## [PROVIDED DATA]
◇ ◇ ◇ ◇

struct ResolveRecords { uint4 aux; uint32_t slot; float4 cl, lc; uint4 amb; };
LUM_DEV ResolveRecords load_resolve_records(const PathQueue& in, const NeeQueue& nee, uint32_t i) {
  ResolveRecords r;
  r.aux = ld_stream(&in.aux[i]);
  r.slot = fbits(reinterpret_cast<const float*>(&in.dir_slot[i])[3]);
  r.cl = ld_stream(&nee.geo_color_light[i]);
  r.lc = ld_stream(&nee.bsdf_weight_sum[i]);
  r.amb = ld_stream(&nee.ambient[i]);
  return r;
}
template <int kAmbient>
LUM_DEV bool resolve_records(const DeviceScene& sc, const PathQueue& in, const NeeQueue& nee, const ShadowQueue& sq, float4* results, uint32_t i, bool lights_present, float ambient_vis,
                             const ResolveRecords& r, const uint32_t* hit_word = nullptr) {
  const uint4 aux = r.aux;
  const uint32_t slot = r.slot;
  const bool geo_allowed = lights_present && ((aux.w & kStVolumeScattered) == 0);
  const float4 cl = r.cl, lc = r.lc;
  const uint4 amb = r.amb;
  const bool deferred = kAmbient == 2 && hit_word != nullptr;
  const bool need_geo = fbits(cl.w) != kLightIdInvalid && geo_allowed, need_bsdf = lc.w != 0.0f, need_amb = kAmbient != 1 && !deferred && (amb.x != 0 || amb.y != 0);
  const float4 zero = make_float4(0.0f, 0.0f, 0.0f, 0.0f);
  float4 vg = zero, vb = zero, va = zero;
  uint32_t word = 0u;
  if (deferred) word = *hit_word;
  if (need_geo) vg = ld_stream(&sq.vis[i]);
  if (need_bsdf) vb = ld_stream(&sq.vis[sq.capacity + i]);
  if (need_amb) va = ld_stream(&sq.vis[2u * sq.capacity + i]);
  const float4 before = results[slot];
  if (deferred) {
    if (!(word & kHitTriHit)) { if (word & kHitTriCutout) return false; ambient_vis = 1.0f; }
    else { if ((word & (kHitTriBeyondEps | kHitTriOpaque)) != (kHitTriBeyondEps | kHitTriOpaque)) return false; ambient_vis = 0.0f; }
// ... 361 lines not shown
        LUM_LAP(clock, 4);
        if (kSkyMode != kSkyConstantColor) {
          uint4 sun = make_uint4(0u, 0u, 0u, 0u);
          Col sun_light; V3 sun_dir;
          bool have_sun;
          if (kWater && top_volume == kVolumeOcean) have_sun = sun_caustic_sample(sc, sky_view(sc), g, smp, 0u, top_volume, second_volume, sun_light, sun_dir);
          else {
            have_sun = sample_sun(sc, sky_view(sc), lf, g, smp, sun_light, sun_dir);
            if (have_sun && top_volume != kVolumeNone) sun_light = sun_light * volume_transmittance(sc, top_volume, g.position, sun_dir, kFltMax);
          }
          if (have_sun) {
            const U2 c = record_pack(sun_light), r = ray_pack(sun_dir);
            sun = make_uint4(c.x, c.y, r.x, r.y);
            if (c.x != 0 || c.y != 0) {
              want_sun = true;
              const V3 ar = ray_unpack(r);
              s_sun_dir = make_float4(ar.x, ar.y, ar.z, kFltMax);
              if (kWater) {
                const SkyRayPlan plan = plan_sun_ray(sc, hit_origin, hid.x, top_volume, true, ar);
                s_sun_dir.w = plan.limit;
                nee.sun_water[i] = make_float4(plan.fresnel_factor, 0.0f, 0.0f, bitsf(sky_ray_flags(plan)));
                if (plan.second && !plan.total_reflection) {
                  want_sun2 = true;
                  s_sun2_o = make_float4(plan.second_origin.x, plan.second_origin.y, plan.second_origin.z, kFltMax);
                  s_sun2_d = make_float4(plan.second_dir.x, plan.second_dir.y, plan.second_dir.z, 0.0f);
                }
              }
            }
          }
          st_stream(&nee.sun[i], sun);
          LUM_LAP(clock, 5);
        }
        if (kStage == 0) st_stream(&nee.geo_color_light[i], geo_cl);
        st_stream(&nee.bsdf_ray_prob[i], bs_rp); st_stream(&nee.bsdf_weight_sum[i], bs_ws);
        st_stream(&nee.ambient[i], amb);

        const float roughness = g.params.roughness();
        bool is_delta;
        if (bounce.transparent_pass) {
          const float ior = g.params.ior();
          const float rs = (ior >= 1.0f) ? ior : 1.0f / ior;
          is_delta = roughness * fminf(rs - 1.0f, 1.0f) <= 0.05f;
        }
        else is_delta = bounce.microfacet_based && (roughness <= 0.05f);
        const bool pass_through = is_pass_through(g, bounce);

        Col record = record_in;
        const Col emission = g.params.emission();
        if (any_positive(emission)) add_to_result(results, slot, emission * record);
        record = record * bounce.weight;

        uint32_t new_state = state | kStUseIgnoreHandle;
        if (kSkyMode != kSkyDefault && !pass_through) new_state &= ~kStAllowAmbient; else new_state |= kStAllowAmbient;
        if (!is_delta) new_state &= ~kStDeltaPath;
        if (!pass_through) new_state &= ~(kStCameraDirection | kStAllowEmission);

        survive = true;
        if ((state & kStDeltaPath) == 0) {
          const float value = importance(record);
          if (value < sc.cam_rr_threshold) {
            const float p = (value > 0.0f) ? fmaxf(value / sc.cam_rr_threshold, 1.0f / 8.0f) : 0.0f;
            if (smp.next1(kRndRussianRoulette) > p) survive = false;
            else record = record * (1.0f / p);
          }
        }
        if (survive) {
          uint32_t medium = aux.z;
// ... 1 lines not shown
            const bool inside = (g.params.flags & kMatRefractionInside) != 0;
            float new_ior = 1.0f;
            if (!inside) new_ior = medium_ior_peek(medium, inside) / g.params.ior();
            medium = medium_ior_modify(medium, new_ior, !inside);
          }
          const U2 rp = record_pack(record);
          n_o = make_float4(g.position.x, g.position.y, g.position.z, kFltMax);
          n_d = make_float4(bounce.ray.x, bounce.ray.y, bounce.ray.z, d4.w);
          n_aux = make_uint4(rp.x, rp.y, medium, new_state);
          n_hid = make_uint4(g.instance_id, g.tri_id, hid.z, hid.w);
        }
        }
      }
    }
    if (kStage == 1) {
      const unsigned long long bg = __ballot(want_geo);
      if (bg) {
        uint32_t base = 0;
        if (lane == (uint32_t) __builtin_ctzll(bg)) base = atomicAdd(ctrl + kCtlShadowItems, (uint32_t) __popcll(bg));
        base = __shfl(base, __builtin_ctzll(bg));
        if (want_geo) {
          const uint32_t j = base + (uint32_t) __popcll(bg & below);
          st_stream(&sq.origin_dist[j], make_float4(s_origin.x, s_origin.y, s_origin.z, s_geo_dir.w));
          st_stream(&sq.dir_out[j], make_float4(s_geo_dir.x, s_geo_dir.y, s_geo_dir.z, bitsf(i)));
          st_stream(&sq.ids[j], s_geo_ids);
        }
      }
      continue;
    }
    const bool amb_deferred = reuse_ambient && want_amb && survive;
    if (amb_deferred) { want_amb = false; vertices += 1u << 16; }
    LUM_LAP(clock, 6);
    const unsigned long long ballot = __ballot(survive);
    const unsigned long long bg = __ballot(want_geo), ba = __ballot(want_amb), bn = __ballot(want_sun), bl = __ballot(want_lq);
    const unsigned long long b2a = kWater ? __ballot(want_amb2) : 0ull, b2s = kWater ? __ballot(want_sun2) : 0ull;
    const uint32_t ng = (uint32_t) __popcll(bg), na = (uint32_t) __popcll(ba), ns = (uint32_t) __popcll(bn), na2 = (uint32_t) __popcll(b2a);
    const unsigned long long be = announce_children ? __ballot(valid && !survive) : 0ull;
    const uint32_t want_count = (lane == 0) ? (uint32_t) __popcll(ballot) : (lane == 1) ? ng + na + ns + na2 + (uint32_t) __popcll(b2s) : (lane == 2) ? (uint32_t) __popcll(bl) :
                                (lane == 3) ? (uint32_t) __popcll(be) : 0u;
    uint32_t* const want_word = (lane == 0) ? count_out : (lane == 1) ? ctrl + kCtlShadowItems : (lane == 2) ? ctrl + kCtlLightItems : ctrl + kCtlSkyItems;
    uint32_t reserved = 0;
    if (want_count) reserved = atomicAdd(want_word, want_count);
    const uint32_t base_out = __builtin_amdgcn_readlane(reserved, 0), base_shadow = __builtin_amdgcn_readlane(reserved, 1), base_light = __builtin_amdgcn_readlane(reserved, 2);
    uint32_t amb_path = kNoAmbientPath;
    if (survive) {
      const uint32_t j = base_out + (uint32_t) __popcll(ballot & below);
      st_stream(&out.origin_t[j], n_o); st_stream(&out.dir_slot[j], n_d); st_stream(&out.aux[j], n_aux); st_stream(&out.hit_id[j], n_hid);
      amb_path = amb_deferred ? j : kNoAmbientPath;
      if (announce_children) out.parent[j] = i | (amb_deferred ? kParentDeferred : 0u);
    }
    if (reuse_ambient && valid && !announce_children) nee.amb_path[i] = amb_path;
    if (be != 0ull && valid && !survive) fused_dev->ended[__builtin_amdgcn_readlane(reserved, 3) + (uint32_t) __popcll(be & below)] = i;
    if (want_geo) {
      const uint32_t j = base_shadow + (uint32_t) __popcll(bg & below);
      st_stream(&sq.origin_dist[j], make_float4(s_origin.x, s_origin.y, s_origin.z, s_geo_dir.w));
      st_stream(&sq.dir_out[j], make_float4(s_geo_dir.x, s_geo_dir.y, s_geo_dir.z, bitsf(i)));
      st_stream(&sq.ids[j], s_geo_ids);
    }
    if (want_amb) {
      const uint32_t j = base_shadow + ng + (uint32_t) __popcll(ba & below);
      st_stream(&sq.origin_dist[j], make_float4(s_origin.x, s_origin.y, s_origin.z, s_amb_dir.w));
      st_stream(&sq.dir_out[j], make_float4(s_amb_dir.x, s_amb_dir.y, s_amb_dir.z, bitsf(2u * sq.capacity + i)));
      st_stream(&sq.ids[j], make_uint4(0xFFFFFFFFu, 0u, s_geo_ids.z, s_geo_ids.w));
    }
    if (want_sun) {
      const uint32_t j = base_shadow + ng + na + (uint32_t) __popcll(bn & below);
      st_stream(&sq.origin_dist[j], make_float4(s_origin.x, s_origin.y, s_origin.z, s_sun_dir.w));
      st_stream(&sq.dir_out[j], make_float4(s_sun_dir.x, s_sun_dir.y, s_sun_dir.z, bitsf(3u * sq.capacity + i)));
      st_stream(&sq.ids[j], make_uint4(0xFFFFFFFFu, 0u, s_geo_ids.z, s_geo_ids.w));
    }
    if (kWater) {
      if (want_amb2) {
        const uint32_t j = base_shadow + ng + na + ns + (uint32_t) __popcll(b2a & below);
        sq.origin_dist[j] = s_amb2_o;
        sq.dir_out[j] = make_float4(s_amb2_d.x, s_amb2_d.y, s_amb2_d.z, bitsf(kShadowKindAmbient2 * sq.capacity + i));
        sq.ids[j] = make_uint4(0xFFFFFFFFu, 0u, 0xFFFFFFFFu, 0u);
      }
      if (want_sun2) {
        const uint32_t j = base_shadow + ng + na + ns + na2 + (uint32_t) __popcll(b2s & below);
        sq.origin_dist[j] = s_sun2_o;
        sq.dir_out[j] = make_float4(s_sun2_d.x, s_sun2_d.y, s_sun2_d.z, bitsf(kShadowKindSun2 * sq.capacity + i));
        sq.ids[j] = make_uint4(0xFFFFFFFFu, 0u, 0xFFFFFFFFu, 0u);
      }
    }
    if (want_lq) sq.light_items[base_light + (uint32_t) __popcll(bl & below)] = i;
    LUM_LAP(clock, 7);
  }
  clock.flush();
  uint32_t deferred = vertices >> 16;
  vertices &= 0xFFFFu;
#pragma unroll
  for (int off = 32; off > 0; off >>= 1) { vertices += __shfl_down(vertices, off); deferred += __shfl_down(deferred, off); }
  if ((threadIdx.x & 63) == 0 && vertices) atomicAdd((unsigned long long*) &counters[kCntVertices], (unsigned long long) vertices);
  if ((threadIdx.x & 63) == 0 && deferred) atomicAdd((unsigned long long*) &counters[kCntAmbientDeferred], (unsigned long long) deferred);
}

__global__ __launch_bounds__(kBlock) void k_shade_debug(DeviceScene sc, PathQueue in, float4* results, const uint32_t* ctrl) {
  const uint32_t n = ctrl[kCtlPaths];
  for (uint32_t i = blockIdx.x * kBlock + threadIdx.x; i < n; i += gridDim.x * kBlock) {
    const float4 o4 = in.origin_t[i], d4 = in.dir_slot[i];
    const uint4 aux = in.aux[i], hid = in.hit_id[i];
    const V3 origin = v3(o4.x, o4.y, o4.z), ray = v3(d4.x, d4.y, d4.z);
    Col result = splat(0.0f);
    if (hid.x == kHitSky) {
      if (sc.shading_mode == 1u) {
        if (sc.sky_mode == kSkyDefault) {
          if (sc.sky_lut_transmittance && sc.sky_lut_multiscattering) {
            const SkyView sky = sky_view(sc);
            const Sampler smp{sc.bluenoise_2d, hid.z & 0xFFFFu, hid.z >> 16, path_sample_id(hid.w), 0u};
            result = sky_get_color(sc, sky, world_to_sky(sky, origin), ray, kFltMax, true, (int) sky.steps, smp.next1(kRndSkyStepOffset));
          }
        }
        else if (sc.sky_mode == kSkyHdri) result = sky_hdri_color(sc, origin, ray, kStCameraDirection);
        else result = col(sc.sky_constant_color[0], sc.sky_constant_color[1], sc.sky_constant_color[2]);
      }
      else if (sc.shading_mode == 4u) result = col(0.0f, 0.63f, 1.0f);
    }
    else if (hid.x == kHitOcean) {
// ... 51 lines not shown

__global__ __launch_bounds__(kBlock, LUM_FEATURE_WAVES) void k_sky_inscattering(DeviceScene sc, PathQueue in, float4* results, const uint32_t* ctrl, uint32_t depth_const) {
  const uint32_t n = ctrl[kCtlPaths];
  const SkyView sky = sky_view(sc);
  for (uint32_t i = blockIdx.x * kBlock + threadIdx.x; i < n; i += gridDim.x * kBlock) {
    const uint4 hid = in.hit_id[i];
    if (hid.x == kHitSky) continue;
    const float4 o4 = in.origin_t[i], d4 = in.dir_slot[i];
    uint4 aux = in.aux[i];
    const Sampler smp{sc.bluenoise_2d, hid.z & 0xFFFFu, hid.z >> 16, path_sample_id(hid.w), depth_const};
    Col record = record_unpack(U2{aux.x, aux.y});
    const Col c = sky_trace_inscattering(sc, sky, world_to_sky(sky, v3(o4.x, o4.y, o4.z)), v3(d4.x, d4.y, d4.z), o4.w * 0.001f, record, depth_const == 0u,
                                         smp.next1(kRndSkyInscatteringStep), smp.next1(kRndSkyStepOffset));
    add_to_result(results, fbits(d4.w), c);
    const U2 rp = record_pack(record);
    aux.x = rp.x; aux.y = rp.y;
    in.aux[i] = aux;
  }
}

◇ ◇ ◇ ◇

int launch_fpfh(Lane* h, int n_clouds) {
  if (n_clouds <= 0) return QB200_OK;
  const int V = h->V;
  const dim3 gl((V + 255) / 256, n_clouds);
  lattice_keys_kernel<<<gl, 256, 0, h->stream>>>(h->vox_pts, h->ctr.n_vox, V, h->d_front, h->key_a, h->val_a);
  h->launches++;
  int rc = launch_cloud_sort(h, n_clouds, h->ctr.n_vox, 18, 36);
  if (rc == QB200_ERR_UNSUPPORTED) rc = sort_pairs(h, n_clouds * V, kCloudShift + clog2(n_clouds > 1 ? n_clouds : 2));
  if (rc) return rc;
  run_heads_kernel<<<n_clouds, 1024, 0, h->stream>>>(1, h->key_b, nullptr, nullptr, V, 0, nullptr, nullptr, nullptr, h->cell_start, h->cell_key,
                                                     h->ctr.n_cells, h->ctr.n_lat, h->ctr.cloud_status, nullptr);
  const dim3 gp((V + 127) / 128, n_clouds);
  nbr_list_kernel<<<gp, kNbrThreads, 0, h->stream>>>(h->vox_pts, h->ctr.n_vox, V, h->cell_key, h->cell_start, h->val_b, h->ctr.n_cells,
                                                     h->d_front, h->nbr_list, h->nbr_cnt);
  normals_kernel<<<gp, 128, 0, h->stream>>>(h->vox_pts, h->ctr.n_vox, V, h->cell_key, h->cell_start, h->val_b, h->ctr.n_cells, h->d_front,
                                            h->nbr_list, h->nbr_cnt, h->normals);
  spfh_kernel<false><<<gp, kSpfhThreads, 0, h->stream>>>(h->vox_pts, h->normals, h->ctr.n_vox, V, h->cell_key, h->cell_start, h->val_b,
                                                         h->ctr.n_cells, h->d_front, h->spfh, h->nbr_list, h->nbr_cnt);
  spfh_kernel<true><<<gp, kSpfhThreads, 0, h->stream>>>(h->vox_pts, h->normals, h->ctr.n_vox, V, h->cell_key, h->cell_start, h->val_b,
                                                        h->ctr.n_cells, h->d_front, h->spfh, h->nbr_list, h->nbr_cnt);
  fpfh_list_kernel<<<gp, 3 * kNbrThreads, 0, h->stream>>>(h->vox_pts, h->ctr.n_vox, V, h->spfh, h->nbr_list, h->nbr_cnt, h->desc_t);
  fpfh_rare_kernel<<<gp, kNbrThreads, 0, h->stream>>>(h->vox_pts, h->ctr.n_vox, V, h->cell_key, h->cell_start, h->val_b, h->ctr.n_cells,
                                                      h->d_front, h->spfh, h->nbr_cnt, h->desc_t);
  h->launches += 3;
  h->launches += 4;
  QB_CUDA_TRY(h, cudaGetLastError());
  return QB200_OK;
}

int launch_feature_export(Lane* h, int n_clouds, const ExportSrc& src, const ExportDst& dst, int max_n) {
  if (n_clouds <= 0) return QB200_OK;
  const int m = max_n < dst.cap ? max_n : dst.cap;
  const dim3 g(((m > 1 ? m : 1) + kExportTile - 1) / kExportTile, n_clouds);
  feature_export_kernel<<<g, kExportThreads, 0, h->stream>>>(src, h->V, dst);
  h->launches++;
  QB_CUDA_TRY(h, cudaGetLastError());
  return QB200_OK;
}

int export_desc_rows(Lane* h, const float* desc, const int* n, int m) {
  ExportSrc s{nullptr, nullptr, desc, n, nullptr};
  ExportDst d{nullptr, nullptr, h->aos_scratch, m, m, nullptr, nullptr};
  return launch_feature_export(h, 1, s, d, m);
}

◇ ◇ ◇ ◇

## [WHAT YOU HAVE TO DO]
Copy out the lines of the data where the word "threadIdx" can be found.

## [FINAL ANSWER]
  if ((threadIdx.x & 63) == 0 && vertices) atomicAdd((unsigned long long*) &counters[kCntVertices], (unsigned long long) vertices);
  if ((threadIdx.x & 63) == 0 && deferred) atomicAdd((unsigned long long*) &counters[kCntAmbientDeferred], (unsigned long long) deferred);
  for (uint32_t i = blockIdx.x * kBlock + threadIdx.x; i < n; i += gridDim.x * kBlock) {
  for (uint32_t i = blockIdx.x * kBlock + threadIdx.x; i < n; i += gridDim.x * kBlock) {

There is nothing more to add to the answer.